Après des minutes difficiles, j’ai observé le sang-froid des marsouins et des paras qui tiraient autour de moi et je me suis dit « Bon, ça tient ! On va s’en sortir ! » 

J’apprenais que les sections du deuxième échelon avaient repris la situation en main au carrefour. Le commandant Bonnemaison avait pris l’heureuse initiative de s’emparer des baraques environnantes. De mon côté, j’ai senti que les tirs ennemis se faisaient moins pressants et que les gars d’Aïdid ne s’approchaient plus. Profitant de ce que la pression faiblissait, j’ai fait rejoindre le deuxième échelon pour réoccuper la position des Marocains.

Peu de temps après, au milieu d’informations contradictoires, j’ai reçu l’ordre de fouiller les baraques entre l’Académie militaire et l’hôpital dans l’espoir de capturer Aïdid. 

J’ai lancé la fouille en commençant par l’hôpital. J’ai choisi pour cela la section Delabbey que je connaissais bien et dont les gars étaient bien “remontés” après les combats au carrefour.
 La fouille s’est bien passée, sans “dérapage”, mais Aïdid n’était pas là.

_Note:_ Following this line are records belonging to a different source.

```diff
@@ -863,15 +898,25 @@
       tmp = reinterpret_cast<ulonglong2*>(a); fin = reinterpret_cast<ulonglong2*>(b); spare = tmp;
       if (kind == 2) { char* c; TAKE(c, char, m * 12); spare = reinterpret_cast<ulonglong2*>(c); } }
     Partitioned R;
-    kh_status st = partition_batch(t, kbase, kstride, vbase, vstride, mode == INS_PLUS ? 1u : 0u, n, 0, PB, tmp, fin, R, slack, kind, nullptr, false, vf);
-    if (st != KH_OK) return st;
-    KhSrcSet S;
-    memset(&S, 0, sizeof(S));
-    S.rec[0] = R.rec; S.off[0] = R.part_off; S.n = 1; S.merged_off = R.part_off; S.slot[0] = R.slot; S.cur[0] = R.cursor;
-    S.rec12 = (uint32_t)R.rec12;
-    t->part_overflow = R.overflow; t->batch_vf = vf;
-    st = insert_finish(t, S, n, PB, cap_u, mode, forced_cap, spare, n_new_out, m);
-    t->part_overflow = nullptr; t->batch_nodup = false; t->batch_vf = 1.0;
+    kh_status st = partition_batch(t, kbase, kstride, vbase, vstride, mode == INS_PLUS ? 1u : 0u, n, 0, PB, tmp, fin, R, slack, kind, nullptr, false, vf,
+                                   optimistic ? &sample : nullptr);
+    if (st == KH_OK) {
+      KhSrcSet S;
+      memset(&S, 0, sizeof(S));
+      S.rec[0] = R.rec; S.off[0] = R.part_off; S.n = 1; S.merged_off = R.part_off; S.slot[0] = R.slot; S.cur[0] = R.cursor;
+      S.rec12 = (uint32_t)R.rec12;
+      t->part_overflow = R.overflow; t->batch_vf = vf;
+      st = insert_finish(t, S, n, PB, cap_u, mode, forced_cap, spare, n_new_out, m);
+    }
+    t->part_overflow = nullptr; t->batch_nodup = false; t->batch_vf = 1.0; t->sample_dups = nullptr; t->fused_blk = nullptr;
+    const bool was_optimistic = optimistic;
+    optimistic = false;
+    if (st == KH_RETRY_DUPS && was_optimistic) {
+      decide((uint32_t)t->hpin[31]);
+      for (size_t i = rec0; i < t->recs.size(); ++i) if (strcmp(t->recs[i].name, "k_sample_dups")) t->recs[i].name = "k_attempt_skipped";
+      attempt = first_attempt - 1;
+      continue;
+    }
     if (st != KH_RETRY_EXACT) return st;
   }
   return fail(t, KH_ERR_HIP, "internal: exact partition reported a slot overflow");
@@ -899,6 +944,7 @@
     F.half_max_load = (cap_u >> 1) >= t->cur.cap ? threshold(cap_u >> 1, t->max_lf) : 0;
     FusedRun run;
     { kh_status fs = launch_fused(t, 0, F, nw, PB, "k_build_fused", &run); if (fs != KH_OK) return fs; }
+    if (F.skip && (uint32_t)t->hpin[31]) { retire_slots(t, nw); return KH_RETRY_DUPS; }
     if (t->part_overflow && (uint32_t)t->hpin[30]) { retire_slots(t, nw); return KH_RETRY_EXACT; }
     unsigned long long* totals = run.totals;
     const uint64_t fd = t->hpin[0];
@@ -1660,7 +1706,7 @@
       HIPCHK(hipMemsetAsync(sset, 0, sizeof(unsigned long long) * KH_SAMPLE_SET, t->stream));
       HIPCHK(hipMemsetAsync(dups, 0, 4, t->stream));
       { Launch L(t, "k_sample_dups");
-        hipLaunchKernelGGL(k_sample_dups, dim3(KH_SAMPLE_N / 256), dim3(256), 0, t->stream, reinterpret_cast<const char*>(dk), 8u, n, sset, dups); }
+        hipLaunchKernelGGL(k_sample_dups, dim3(KH_SAMPLE_N / 256), dim3(256), 0, t->stream, reinterpret_cast<const char*>(dk), 8u, n, sset, dups, KhCursorInit{}); }
       HIPCHK(hipMemcpyAsync(t->hpin + 31, dups, 4, hipMemcpyDeviceToHost, t->stream));
       HIPCHK(hipStreamSynchronize(t->stream));
       t->ins.nodup = (uint32_t)t->hpin[31] == 0u;
```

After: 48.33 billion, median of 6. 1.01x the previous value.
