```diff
@@ -376,17 +383,29 @@
       }
 
       constexpr bool tile_bias = staged && !kSplit && !kLn;
+      constexpr int acc_w = geglu ? 128 : 64;
+      auto col_bias = [&](int t) {
+        const int n = n0 + t;
+        float bv = 0.f;
+        if (n < p.N) {
+          if (p.bias) bv = __ldg(p.bias + n);
+          if (p.rowbias) bv += __ldg(p.rowbias + (long long)b * p.N + n);
+        }
+        return bv;
+      };
+      constexpr int kChunks = acc_w / 32;
+      float wbias[2 * kChunks];
       if constexpr (tile_bias) {
-        float* sbias = reinterpret_cast<float*>(epi_smem + 2 * 16384);
-        const int t = threadIdx.x - 64;
-        if (t < p.block_n) {
-          const int n = n0 + t;
-          float bv = 0.f;
-          if (n < p.N) {
-            if (p.bias) bv = __ldg(p.bias + n);
-            if (p.rowbias) bv += __ldg(p.rowbias + (long long)b * p.N + n);
-          }
-          sbias[t] = bv;
+        if (wstore) {
+#pragma unroll
+          for (int i = 0; i < 2 * kChunks; ++i) {
+            const int ob = half + 2 * (i / kChunks), cq = i % kChunks;
+            wbias[i] = ob * acc_w < p.block_n ? col_bias(min(ob * acc_w, p.block_n - acc_w) + cq * 32 + lane) : 0.f;
+          }
+        } else {
+          float* sbias = reinterpret_cast<float*>(epi_smem + 2 * 16384);
+          const int t = threadIdx.x - 64;
+          if (t < p.block_n) sbias[t] = col_bias(t);
         }
       }
       mbar_wait(&tfull_bar[as], aphase);
@@ -453,34 +472,34 @@
         }
         }
       } else if constexpr (staged) {
-        const int acc_w = geglu ? 128 : 64;
+        auto stage16 = [&](uint8_t* sbuf, int j, const uint4& u) {
+          *reinterpret_cast<uint4*>(sbuf + (wstore ? lane : r) * 128 + ((j ^ (lane & 7)) << 4)) = u;
+        };
+        const int q0 = quad * 32;
+        const bool wq_ok = q0 < p.bw * p.bh;
 #pragma unroll
         for (int ob = 0; ob < 4; ++ob) {
           if (ob * acc_w >= p.block_n) break;
           const int c0 = min(ob * acc_w, p.block_n - acc_w);
-          uint8_t* sbuf = epi_smem + sb * 16384;
+          if (wstore && (ob & 1) != half) continue;
+          uint8_t* sbuf = wstore ? wslot : epi_smem + sb * 16384;
           float* sbias = reinterpret_cast<float*>(epi_smem + 2 * 16384);
           float* sgsum = sbias + 128;
-          if (epi_leader) bulk_wait_read1();
-          if constexpr (!tile_bias) {
-            const int t = threadIdx.x - 64;
-            if (t < acc_w) {
-              const int n = n0 + c0 + t;
-              float bv = 0.f;
-              if (n < p.N) {
-                if (p.bias) bv = __ldg(p.bias + n);
-                if (p.rowbias) bv += __ldg(p.rowbias + (long long)b * p.N + n);
-              }
-              sbias[t] = bv;
-              if (ln_fold) sgsum[t] = n < p.N ? __ldg(p.ln_colsum + n) : 0.f;
-            }
-          }
-          named_bar_sync(1, 32 * kEpiWarps);
-          uint8_t* rowp = sbuf + r * 128;
-#pragma unroll
-          for (int cq = 0; cq < 2; ++cq) {
-            if (!geglu && cq == 1) break;
-            const int cc = geglu ? half * 64 + cq * 32 : half * 32;
+          if (!wstore) {
+            if (epi_leader) bulk_wait_read1();
+            if constexpr (!tile_bias) {
+              const int t = threadIdx.x - 64;
+              if (t < acc_w) {
+                sbias[t] = col_bias(c0 + t);
+                if (ln_fold) sgsum[t] = n0 + c0 + t < p.N ? __ldg(p.ln_colsum + n0 + c0 + t) : 0.f;
+              }
+            }
+            named_bar_sync(1, 32 * kEpiWarps);
+          }
+#pragma unroll
+          for (int cq = 0; cq < kChunks; ++cq) {
+            if (!wstore && cq == kChunks / 2) break;
+            const int cc = wstore ? cq * 32 : (geglu ? half * 64 + cq * 32 : half * 32);
             const int c = c0 + cc;
             uint32_t v[32];
             tmem_ld32(t_addr + c, v);
@@ -488,6 +507,12 @@
             float f[32];
             {
               const float4* bp = reinterpret_cast<const float4*>(sbias + (tile_bias ? c : cc));
+              if (wstore) {
+                __syncwarp();
+                wbias_s[lane] = wbias[(ob >> 1) * kChunks + cq];
+                __syncwarp();
+                bp = reinterpret_cast<const float4*>(wbias_s);
+              }
               if (ln_fold) {
                 tmem_ld_wait();
                 const float4* gp = reinterpret_cast<const float4*>(sgsum + cc);
@@ -513,6 +538,10 @@
                 }
               }
             }
+            if (wstore && cq == 0) {
+              if (lane == 0) bulk_wait_read0();
+              __syncwarp();
+            }
             if (geglu) {
               float o[16];
 #pragma unroll
@@ -522,14 +551,14 @@
                 uint4 u;
                 u.x = pack_bf16(o[g * 8 + 0], o[g * 8 + 1]); u.y = pack_bf16(o[g * 8 + 2], o[g * 8 + 3]);
                 u.z = pack_bf16(o[g * 8 + 4], o[g * 8 + 5]); u.w = pack_bf16(o[g * 8 + 6], o[g * 8 + 7]);
-                *reinterpret_cast<uint4*>(rowp + ((((cc >> 5) * 2 + g) ^ (r & 7)) << 4)) = u;
+                stage16(sbuf, (cc >> 5) * 2 + g, u);
               }
             } else {
               if (use_res) {
 #pragma unroll
                 for (int g = 0; g < 4; ++g) {
                   if (nc + g * 8 >= p.N) break;
-                  const uint4 u = rs[ob][g];
+                  const uint4 u = wstore ? rs[(ob >> 1) * 2 + cq][g] : rs[ob][g];
                   const float2 a0 = unpack_bf16(u.x), a1 = unpack_bf16(u.y), a2 = unpack_bf16(u.z), a3 = unpack_bf16(u.w);
                   f[g * 8 + 0] += a0.x; f[g * 8 + 1] += a0.y; f[g * 8 + 2] += a1.x; f[g * 8 + 3] += a1.y;
                   f[g * 8 + 4] += a2.x; f[g * 8 + 5] += a2.y; f[g * 8 + 6] += a3.x; f[g * 8 + 7] += a3.y;
@@ -545,7 +574,7 @@
                 uint4 u;
                 u.x = pack_bf16(f[g * 8 + 0], f[g * 8 + 1]); u.y = pack_bf16(f[g * 8 + 2], f[g * 8 + 3]);
                 u.z = pack_bf16(f[g * 8 + 4], f[g * 8 + 5]); u.w = pack_bf16(f[g * 8 + 6], f[g * 8 + 7]);
-                *reinterpret_cast<uint4*>(rowp + (((half * 4 + g) ^ (r & 7)) << 4)) = u;
+                stage16(sbuf, (cc >> 5) * 4 + g, u);
                 if (kEpi == kEpiStaged && p.row_stats) {
                   const float2 a0 = unpack_bf16(u.x), a1 = unpack_bf16(u.y), a2 = unpack_bf16(u.z), a3 = unpack_bf16(u.w);
                   st_s += ((a0.x + a0.y) + (a1.x + a1.y)) + ((a2.x + a2.y) + (a3.x + a3.y));
@@ -560,16 +589,25 @@
             }
           }
           fence_proxy_async_smem();
-          named_bar_sync(1, 32 * kEpiWarps);
-          if (epi_leader) {
-            if (p.up2_ntiles > 0) {
-              const int cls = n_tile / p.up2_ntiles;
-              tma_store_4d(&tmO, sbuf, n0 + c0 - cls * p.up2_cout, 2 * tx * p.bw + (cls & 1), 2 * ty * p.bh + (cls >> 1), b);
-            } else {
+          if (wstore) {
+            __syncwarp();
+            if (lane == 0 && wq_ok) {
               const int ncol = geglu ? (n0 + c0) / 2 : n0 + c0;
-              tma_store_4d(&tmO, sbuf, ncol, tx * p.bw, ty * p.bh, b);
-            }
-            bulk_commit();
+              tma_store_4d(&tmO, sbuf, ncol, tx * p.bw + q0 % p.bw, ty * p.bh + q0 / p.bw, b);
+              bulk_commit();
+            }
+          } else {
+            named_bar_sync(1, 32 * kEpiWarps);
+            if (epi_leader) {
+              if (p.up2_ntiles > 0) {
+                const int cls = n_tile / p.up2_ntiles;
+                tma_store_4d(&tmO, sbuf, n0 + c0 - cls * p.up2_cout, 2 * tx * p.bw + (cls & 1), 2 * ty * p.bh + (cls >> 1), b);
+              } else {
+                const int ncol = geglu ? (n0 + c0) / 2 : n0 + c0;
+                tma_store_4d(&tmO, sbuf, ncol, tx * p.bw, ty * p.bh, b);
+              }
+              bulk_commit();
+            }
           }
           sb ^= 1;
         }
@@ -811,7 +849,7 @@
     }
   }
 
-  if (threadIdx.x == 64) bulk_wait_all();
+  if (warp >= 2 && lane == 0) bulk_wait_all();
   tc_fence_before();
   if (kPair) cluster_sync_all(); else __syncthreads();
   if (warp == 1) {
```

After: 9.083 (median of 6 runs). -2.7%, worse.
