# LimpBunion22/VIT-FPGA

Hardware: AMD Instinct MI355X
Metric: images/sec ViT-B/16 224x224, batch 512 per GPU (higher is better)
Workload: dtype bf16; 1 GPU; vit_base 224x224x3 inference, 512 images per GPU resident in HBM, random-init weights (seed 0); global_batch=512, per_gpu_batch=512

## Files before the change

vit-fpga_amd/csrc/gemm_epilogue.h:

```cpp
#pragma once

#include "vh_common.h"

namespace vh {

#ifndef VH_EPI_ABL
#define VH_EPI_ABL 0
#endif
#ifndef VH_EPI_NT
#define VH_EPI_NT 1
#endif
template <typename V>
__device__ __forceinline__ void epi_store(V v, V* p) {
    if constexpr (VH_EPI_NT) __builtin_nontemporal_store(v, p);
    else *p = v;
}

struct EpiArgs {
    const float* bias;
    void* out;
    int M, N;
    const float* aux;
    int aux_i;
    const float* stats;
    void* out16;
    float* partials;
    int64_t prow;
    int lead;
};

constexpr bool epi_has_qgelu(int epi) { return epi == VH_EPI_BIAS_QGELU || epi == VH_EPI_LNFOLD_QGELU; }
constexpr bool epi_has_tgelu(int epi) { return epi == VH_EPI_BIAS_TGELU || epi == VH_EPI_LNFOLD_TGELU; }
constexpr bool epi_has_act(int epi) { return epi == VH_EPI_BIAS_GELU || epi == VH_EPI_LNFOLD_GELU || epi_has_qgelu(epi) || epi_has_tgelu(epi); }
constexpr bool epi_is_lnfold(int epi) {
    return epi == VH_EPI_LNFOLD || epi == VH_EPI_LNFOLD_GELU || epi == VH_EPI_LNFOLD_QGELU || epi == VH_EPI_LNFOLD_TGELU;
}
constexpr bool epi_is_16bit(int epi) { return epi == VH_EPI_BIAS || epi == VH_EPI_LNFOLD || epi_has_act(epi); }

__device__ __forceinline__ float gelu_fast(float v) {
    const float u = fabsf(v);
    const float t = __builtin_amdgcn_rcpf(fmaf(0.2316418882f, u, 1.0f));
    float p = fmaf(0.5307027145f, t, -0.7265760135f);
    p = fmaf(p, t, 0.7107068705f);
    p = fmaf(p, t, -0.142248368f);
    p = fmaf(p, t, 0.127414796f);
    p *= t;
    const float h = p * __builtin_amdgcn_exp2f(v * v * -0.72134752044f);
    return fmaf(-u, h, fmaxf(v, 0.f));
}

typedef __attribute__((ext_vector_type(2))) float f32x2;
template <int DEG> struct GeluW;
template <> struct GeluW<9> { static constexpr float a[10] = {1.111100093e-01f, 5.562581867e-02f, 3.875113651e-02f, 7.441916317e-02f, -2.459328771e-01f,
                                                                1.095633626e+00f, -2.419960260e+00f, 3.303298712e+00f, -2.415727854e+00f, 8.016663194e-01f}; };
template <> struct GeluW<8> { static constexpr float a[9] = {1.111119911e-01f, 5.524744466e-02f, 5.048053339e-02f, -6.402773410e-02f, 5.648611188e-01f,
                                                               -1.549515009e+00f, 2.612281084e+00f, -2.240322828e+00f, 8.585962057e-01f}; };
template <> struct GeluW<6> { static constexpr float a[7] = {1.111383960e-01f, 5.238987878e-02f, 9.770081192e-02f, -3.239865899e-01f, 1.061976552e+00f,
                                                               -1.360716462e+00f, 7.577903271e-01f}; };
__device__ __forceinline__ f32x2 pk_fma_clamp01(f32x2 a, f32x2 b, f32x2 c) {
    f32x2 d;
    asm("v_pk_fma_f32 %0, %1, %2, %3 clamp" : "=v"(d) : "v"(a), "v"(b), "v"(c));
    return d;
}
template <int DEG>
__device__ __forceinline__ f32x4 gelu_poly4(f32x4 v) {
    constexpr const float* a = GeluW<DEG>::a;
    f32x2 x[2] = {f32x2{v[0], v[1]}, f32x2{v[2], v[3]}}, w[2], p[2];
#pragma unroll
    for (int h = 0; h < 2; ++h) w[h] = x[h] * x[h];
#pragma unroll
    for (int h = 0; h < 2; ++h) w[h] = pk_fma_clamp01(w[h], f32x2{-4.938271605e-02f, -4.938271605e-02f}, f32x2{1.f, 1.f});
#pragma unroll
    for (int h = 0; h < 2; ++h) p[h] = __builtin_elementwise_fma(w[h], f32x2{a[DEG], a[DEG]}, f32x2{a[DEG - 1], a[DEG - 1]});
#pragma unroll
    for (int k = DEG - 2; k >= 0; --k)
#pragma unroll
        for (int h = 0; h < 2; ++h) p[h] = __builtin_elementwise_fma(p[h], w[h], f32x2{a[k], a[k]});
#pragma unroll
    for (int h = 0; h < 2; ++h) p[h] = pk_fma_clamp01(x[h], p[h], f32x2{0.5f, 0.5f});
#pragma unroll
    for (int h = 0; h < 2; ++h) x[h] = x[h] * p[h];
    return f32x4{x[0][0], x[0][1], x[1][0], x[1][1]};
}
template <typename T> struct GeluDeg { static constexpr int value = 9; };
template <> struct GeluDeg<BF16> { static constexpr int value = 8; };
template <> struct GeluDeg<E4M3> { static constexpr int value = 6; };

__device__ __forceinline__ f32x4 qgelu4(f32x4 v) {
    constexpr float K = -1.702f * 1.44269504088896341f;
    f32x2 x[2] = {f32x2{v[0], v[1]}, f32x2{v[2], v[3]}}, t[2];
// ... 115 lines not shown
                if constexpr (EPI == VH_EPI_BIAS_F32) *p = v;
                else *p = v + addv[ni];
            }
        }
    }
}

#ifndef VH_EPI_PRIO
#define VH_EPI_PRIO 1
#endif
__device__ __forceinline__ void epi_consts_from_lds(const char* sw, int frow, int fq, f32x4 (&bv)[4], f32x4 (&cv)[4], float2 (&lnst)[8]) {
    const uint32_t la = (uint32_t)(uintptr_t)sw + (uint32_t)((fq * 4) * 4), lr = (uint32_t)(uintptr_t)sw + (uint32_t)(frow * 8);
    asm volatile("ds_read_b128 %0, %8 offset:1024\n\tds_read_b128 %1, %8 offset:1088\n\tds_read_b128 %2, %8 offset:1152\n\tds_read_b128 %3, %8 offset:1216\n\t"
                 "ds_read_b128 %4, %8 offset:1280\n\tds_read_b128 %5, %8 offset:1344\n\tds_read_b128 %6, %8 offset:1408\n\tds_read_b128 %7, %8 offset:1472"
                 : "=&v"(bv[0]), "=&v"(bv[1]), "=&v"(bv[2]), "=&v"(bv[3]), "=&v"(cv[0]), "=&v"(cv[1]), "=&v"(cv[2]), "=&v"(cv[3]) : "v"(la));
    asm volatile("ds_read_b64 %0, %8\n\tds_read_b64 %1, %8 offset:128\n\tds_read_b64 %2, %8 offset:256\n\tds_read_b64 %3, %8 offset:384\n\t"
                 "ds_read_b64 %4, %8 offset:512\n\tds_read_b64 %5, %8 offset:640\n\tds_read_b64 %6, %8 offset:768\n\tds_read_b64 %7, %8 offset:896\n\t"
                 "s_waitcnt lgkmcnt(0)"
                 : "=&v"(lnst[0]), "=&v"(lnst[1]), "=&v"(lnst[2]), "=&v"(lnst[3]), "=&v"(lnst[4]), "=&v"(lnst[5]), "=&v"(lnst[6]), "=&v"(lnst[7]) : "v"(lr));
    asm volatile("" : "+v"(bv[0]), "+v"(bv[1]), "+v"(bv[2]), "+v"(bv[3]), "+v"(cv[0]), "+v"(cv[1]), "+v"(cv[2]), "+v"(cv[3]));
}

template <typename T, int EPI, int MI, int NI, int SMI = MI, bool MFULL = false, bool OTILED = false>
__device__ __forceinline__ void gemm_epilogue_staged(const f32x4 (&acc)[MI][NI], const EpiArgs& e, int m_w, int n_w,
                                                     int lane, char* sw, int prio_grp = -1, bool cpre = false) {
    static_assert(NI == 4, "staged epilogue assumes a 64-column wave tile");
    static_assert(MI % SMI == 0 && SMI % 2 == 0, "slice must divide the wave tile");
    using elem = typename T::elem;
    const int M = e.M, N = e.N;
    const int frow = lane & 15, fq = lane >> 4;
    f32x4 bv[NI], cv[NI];
    float2 lnst[epi_is_lnfold(EPI) ? MI : 1];
    auto consts_from_global = [&]() {
#pragma unroll
        for (int ni = 0; ni < NI; ++ni) {
            bv[ni] = *(const f32x4*)(e.bias + n_w + ni * 16 + fq * 4);
            if constexpr (epi_is_lnfold(EPI)) cv[ni] = *(const f32x4*)(e.aux + n_w + ni * 16 + fq * 4);
            else cv[ni] = f32x4{0.f, 0.f, 0.f, 0.f};
        }
        if constexpr (epi_is_lnfold(EPI)) {
#pragma unroll
            for (int mi = 0; mi < MI; ++mi) {
                int m = m_w + mi * 16 + frow;
                if constexpr (!MFULL) m = m < M ? m : M - 1;
                lnst[mi] = *(const float2*)(e.stats + 2 * (int64_t)m);
            }
        }
    };
    if constexpr (epi_is_lnfold(EPI) && MI == 8) {
        if (cpre) epi_consts_from_lds(sw, frow, fq, bv, cv, lnst);
        else consts_from_global();
    } else {
        consts_from_global();
    }

    if constexpr (epi_is_16bit(EPI) && (VH_EPI_ABL & 64)) {
#pragma unroll
        for (int mi = 0; mi < MI; ++mi)
#pragma unroll
            for (int ni = 0; ni < NI; ++ni) asm volatile("" :: "v"(acc[mi][ni]));
    } else if constexpr (epi_is_16bit(EPI) && epi_has_act(EPI) && MFULL && OTILED) {
        char* const obase = (char*)e.out + ((int64_t)(m_w >> 4) * (N >> 3) + (n_w >> 3) + (fq & 1) * 2 + (fq >> 1)) * 256 + frow * 16;
#pragma unroll
        for (int mi = 0; mi < MI; ++mi) {
            if constexpr (VH_EPI_PRIO == 1) {
                if (prio_grp >= 0 && (mi & 1) == 0) {
                    if (((mi >> 1) + prio_grp) & 1) __builtin_amdgcn_s_setprio(1);
                    else __builtin_amdgcn_s_setprio(0);
                }
            }
            float rstd = 0.f, mr = 0.f;
            if constexpr (epi_is_lnfold(EPI)) { rstd = lnst[mi].y; mr = lnst[mi].x * lnst[mi].y; }
#pragma unroll
            for (int j = 0; j < NI / 2; ++j) {
                const f32x4 v0 = epi_value16<EPI, T>(acc[mi][2 * j], bv[2 * j], cv[2 * j], mr, rstd);
                const f32x4 v1 = epi_value16<EPI, T>(acc[mi][2 * j + 1], bv[2 * j + 1], cv[2 * j + 1], mr, rstd);
                const u32x2 p0 = __builtin_bit_cast(u32x2, pack4<T>(v0[0], v0[1], v0[2], v0[3]));
                const u32x2 p1 = __builtin_bit_cast(u32x2, pack4<T>(v1[0], v1[1], v1[2], v1[3]));
                const auto sx = __builtin_amdgcn_permlane16_swap(p0[0], p1[0], false, false);
                const auto sy = __builtin_amdgcn_permlane16_swap(p0[1], p1[1], false, false);
                epi_store(u32x4{sx[0], sy[0], sx[1], sy[1]}, (u32x4*)(obase + (int64_t)mi * (N >> 3) * 256 + j * 1024));
            }
        }
        if constexpr (VH_EPI_PRIO == 1) { if (prio_grp >= 0) __builtin_amdgcn_s_setprio(0); }
    } else if constexpr (epi_is_16bit(EPI)) {
        const int rr = lane >> 3, pc = lane & 7;
#pragma unroll
        for (int h = 0; h < MI / SMI; ++h) {
            if constexpr (VH_EPI_PRIO == 1) {
                if (prio_grp >= 0) {
                    if ((h + prio_grp) & 1) __builtin_amdgcn_s_setprio(1);
                    else __builtin_amdgcn_s_setprio(0);
                }
            }
#pragma unroll
            for (int mi = 0; mi < SMI; ++mi) {
                if constexpr (VH_EPI_PRIO == 2) {
                    if (prio_grp >= 0) {
                        if ((h * SMI + mi + prio_grp) & 1) __builtin_amdgcn_s_setprio(1);
                        else __builtin_amdgcn_s_setprio(0);
                    }
                }
                const int r = mi * 16 + frow;
                float rstd = 0.f, mr = 0.f;
                if constexpr (epi_is_lnfold(EPI)) {
                    const float2 st = lnst[h * SMI + mi];
// ... 344 lines not shown
```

À la radio j’ai senti que, dans l’euphorie retrouvée, le PC de l’ONU était prêt à me faire continuer toute la nuit. J’ai pris les devants et annoncé que je ne resterais pas seul dans ces quartiers. J’ai lancé le repli puis je me suis posté à l’entrée du camp de l’ONU jusqu’au retour du dernier véhicule.

Les enseignements

Outre la “baraka”, la chance si chère à Napoléon, j’ai retenu l’impérieuse nécessité de connaître son ennemi. L’expérience acquise à Djibouti avec le 5e RIAOM pour séparer les Afars (Éthiopiens) et les Issas (Somaliens) nous a grandement servi. 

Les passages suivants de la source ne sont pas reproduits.